*** EXERCISE DATA

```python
def _kmajor(weight: torch.Tensor) -> torch.Tensor:
    key = (_weight_epoch[0], weight._version, weight.data_ptr())
    wt = getattr(weight, "_nxd_wt", None)
    cur = torch.cuda.current_stream(weight.device)
    if wt is None or getattr(weight, "_nxd_wt_key", None) != key:
        if wt is None or wt.shape != (weight.shape[1], weight.shape[0]):
            wt = torch.empty((weight.shape[1], weight.shape[0]), dtype=weight.dtype, device=weight.device)
        transpose(weight.detach(), out=wt)
        weight._nxd_wt = wt
        weight._nxd_wt_key = key
        weight._nxd_wt_ev = torch.cuda.Event()
        weight._nxd_wt_ev.record(cur)
        weight._nxd_wt_stream = cur.stream_id
    elif getattr(weight, "_nxd_wt_stream", cur.stream_id) != cur.stream_id:
        cur.wait_event(weight._nxd_wt_ev)
        wt.record_stream(cur)
    return wt


def dgrad(go: torch.Tensor, weight: torch.Tensor, out: torch.Tensor = None) -> torch.Tensor:
    if _DGRAD_WT and _native(go, weight) and go.stride(-1) == 1 and weight.dim() == 2 and weight.shape[0] % 8 == 0 \
            and weight.shape[1] % 8 == 0 and weight.is_contiguous():
        wt = _kmajor(weight)
        return matmul(go, wt.t(), out=out)
    return matmul(go, weight, out=out)
```

Measured before the change: 21790.

## Restructure dense GEMM main loop with SGPR-base DMA, precomputed LDS addresses, pinned schedule

Rewrites the dense GEMM mainloop into a templated per-tile routine with steady, penultimate and last modes. Global-to-LDS DMA now uses a scalar base pointer plus 32-bit per-lane offsets and sets m0 directly. LDS fragment addresses are precomputed once, and sched_group_barrier pins MFMA and ds_read interleaving. The aim is to cut VALU address arithmetic, m0 save/restore and per-iteration bounds checks so loads overlap better with MFMA. In exchange it adds a leading-dimension cap (falls back above 2^22), more complex buffer-parity bookkeeping, and hand-tuned vmcnt waits that risk correctness if miscounted.

After: 21860 (median of 6 runs). No clear change (+0.4%).

```diff
diff --git a/neuronx_distributed_llama3_2_amd/csrc/dense_gemm.hip b/neuronx_distributed_llama3_2_amd/csrc/dense_gemm.hip
--- a/neuronx_distributed_llama3_2_amd/csrc/dense_gemm.hip
+++ b/neuronx_distributed_llama3_2_amd/csrc/dense_gemm.hip
@@ -8,12 +8,14 @@
 
 constexpr int BM = 256, BN = 256, BK = 64, NT = 512;
 constexpr int REG = 16384;
-constexpr int BUF = 4 * REG;
-constexpr int LDS_BYTES = 2 * BUF;
-constexpr int R_ALO = 0, R_AHI = REG, R_BLO = 2 * REG, R_BHI = 3 * REG;
+constexpr int LDS_BYTES = 8 * REG;
+constexpr int BUF = 2 * REG;
+constexpr int R_ALO = 0, R_AHI = REG, R_BLO = 4 * REG, R_BHI = 5 * REG;
+constexpr int64_t MAX_LD = int64_t(1) << 22;
 
 enum Layout { LNT = 0, LTN = 1 };
 enum Epi { BF16 = 0, F32_ACC = 1, F32_ATOMIC = 2 };
+enum Mode { STEADY = 0, PENULT = 1, LAST = 2 };
 
 struct Params {
   const uint16_t* a;
@@ -29,26 +31,33 @@
 
 __device__ __forceinline__ int nt_swz(int r) { return (r >> 1) & 7; }
 
-__device__ __forceinline__ bf16x8_t frag_nt(const char* reg, int r0, int s) {
-  const int l = threadIdx.x & 63, r = r0 + (l & 15), ch = (l >> 4) + 4 * s;
-  return __builtin_bit_cast(bf16x8_t, *reinterpret_cast<const u32x4_t*>(reg + r * 128 + ((ch ^ nt_swz(r)) << 4)));
-}
 template <int L>
-__device__ __forceinline__ bf16x8_t frag(const char* reg, int x0, int s) {
-  if constexpr (L == LNT) return frag_nt(reg, x0, s);
-  else return frag_tr16<256>(reg, x0, 32 * s);
-}
-
-__device__ __forceinline__ void wait_regions(int younger) {
-  switch (younger) {
-    case 5: asm volatile("s_waitcnt vmcnt(10)" ::: "memory"); break;
-    case 4: asm volatile("s_waitcnt vmcnt(8)" ::: "memory"); break;
-    case 3: asm volatile("s_waitcnt vmcnt(6)" ::: "memory"); break;
-    case 2: asm volatile("s_waitcnt vmcnt(4)" ::: "memory"); break;
-    case 1: asm volatile("s_waitcnt vmcnt(2)" ::: "memory"); break;
-    default: asm volatile("s_waitcnt vmcnt(0)" ::: "memory"); break;
-  }
-}
+__device__ __forceinline__ bf16x8_t ld_frag(uint32_t a) {
+  if constexpr (L == LNT) {
+    return __builtin_bit_cast(bf16x8_t, *(const __attribute__((address_space(3))) u32x4_t*)(uintptr_t)a);
+  } else {
+    const short4_t lo = __builtin_amdgcn_ds_read_tr16_b64_v4i16((lds_short4_t*)(uintptr_t)a);
+    const short4_t hi = __builtin_amdgcn_ds_read_tr16_b64_v4i16((lds_short4_t*)(uintptr_t)(a + 1024));
+    const short __attribute__((ext_vector_type(8))) a8 = {lo[0], lo[1], lo[2], lo[3], hi[0], hi[1], hi[2], hi[3]};
+    return __builtin_bit_cast(bf16x8_t, a8);
+  }
+}
+
+template <int L>
+__device__ __forceinline__ uint32_t frag_base(int x0, int slot) {
+  const int l = threadIdx.x & 63;
+  if constexpr (L == LNT) {
+    const int r = x0 + (l & 15), ch = (l >> 4) + 4 * slot;
+    return r * 128 + ((ch ^ nt_swz(r)) << 4);
+  } else {
+    const int g = l >> 4, i = l & 15, q = i >> 2, pp = i & 3;
+    const int col = x0 + 4 * pp, t = 8 * g + q;
+    return t * 256 + 16 * ((col >> 3) ^ tok_swz(t)) + 8 * (pp & 1);
+  }
+}
+
+#define NXD_DG_MFMA 0x8
+#define NXD_DG_DSRD 0x100
 
 template <int L, int E>
 __global__ void __launch_bounds__(NT, 1) gemm_kernel(Params p) {
@@ -74,8 +83,7 @@
 #pragma unroll
       for (int j = 0; j < 2; ++j) acc[q][i][j] = f32x4_t{0.f, 0.f, 0.f, 0.f};
 
-  const uint16_t* sa[2][2];
-  const uint16_t* sb[2][2];
+  uint32_t va[2][2], vb[2][2];
 #pragma unroll
   for (int h = 0; h < 2; ++h)
 #pragma unroll
@@ -83,39 +91,34 @@
       const int piece = 2 * wid + j;
       if constexpr (L == LNT) {
         const int pr = 8 * piece + (lane >> 3), c = (lane & 7) ^ nt_swz(pr);
-        sa[h][j] = p.a + (int64_t)min(m0 + 128 * h + pr, p.M - 1) * p.lda + k_begin + 8 * c;
-        sb[h][j] = p.b + (int64_t)min(n0 + 128 * h + pr, p.N - 1) * p.ldb + k_begin + 8 * c;
+        va[h][j] = (uint32_t)(min(m0 + 128 * h + pr, p.M - 1) - m0) * (uint32_t)(2 * p.lda) + 16 * c;
+        vb[h][j] = (uint32_t)(min(n0 + 128 * h + pr, p.N - 1) - n0) * (uint32_t)(2 * p.ldb) + 16 * c;
       } else {
         const int pr = 4 * piece + (lane >> 4), c = (lane & 15) ^ tok_swz(pr);
-        sa[h][j] = p.a + (int64_t)(k_begin + pr) * p.lda + min(m0 + 128 * h + 8 * c, p.M - 8);
-        sb[h][j] = p.b + (int64_t)(k_begin + pr) * p.ldb + min(n0 + 128 * h + 8 * c, p.N - 8);
+        va[h][j] = (uint32_t)pr * (uint32_t)(2 * p.lda) + 2 * (uint32_t)min(m0 + 128 * h + 8 * c, p.M - 8);
+        vb[h][j] = (uint32_t)pr * (uint32_t)(2 * p.ldb) + 2 * (uint32_t)min(n0 + 128 * h + 8 * c, p.N - 8);
       }
-    }
-  const int64_t adv_a = L == LNT ? (int64_t)BK : (int64_t)BK * p.lda;
-  const int64_t adv_b = L == LNT ? (int64_t)BK : (int64_t)BK * p.ldb;
+      asm volatile("" : "+v"(va[h][j]), "+v"(vb[h][j]));
+    }
+  const char* pa0 = reinterpret_cast<const char*>(p.a) + 2 * (L == LNT ? (int64_t)m0 * p.lda + k_begin : (int64_t)k_begin * p.lda);
+  const char* pb0 = reinterpret_cast<const char*>(p.b) + 2 * (L == LNT ? (int64_t)n0 * p.ldb + k_begin : (int64_t)k_begin * p.ldb);
+  const int64_t adv_a = L == LNT ? (int64_t)(2 * BK) : (int64_t)(2 * BK) * p.lda;
+  const int64_t adv_b = L == LNT ? (int64_t)(2 * BK) : (int64_t)(2 * BK) * p.ldb;
   const uint32_t lds0 = lds_addr(smem);
-
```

******

• **TASK OBJECTIVE**:
If a line in the records above contains the word "csrc", copy it.

• **EXERCISE ANSWER**:
diff --git a/neuronx_distributed_llama3_2_amd/csrc/dense_gemm.hip b/neuronx_distributed_llama3_2_amd/csrc/dense_gemm.hip
--- a/neuronx_distributed_llama3_2_amd/csrc/dense_gemm.hip
+++ b/neuronx_distributed_llama3_2_amd/csrc/dense_gemm.hip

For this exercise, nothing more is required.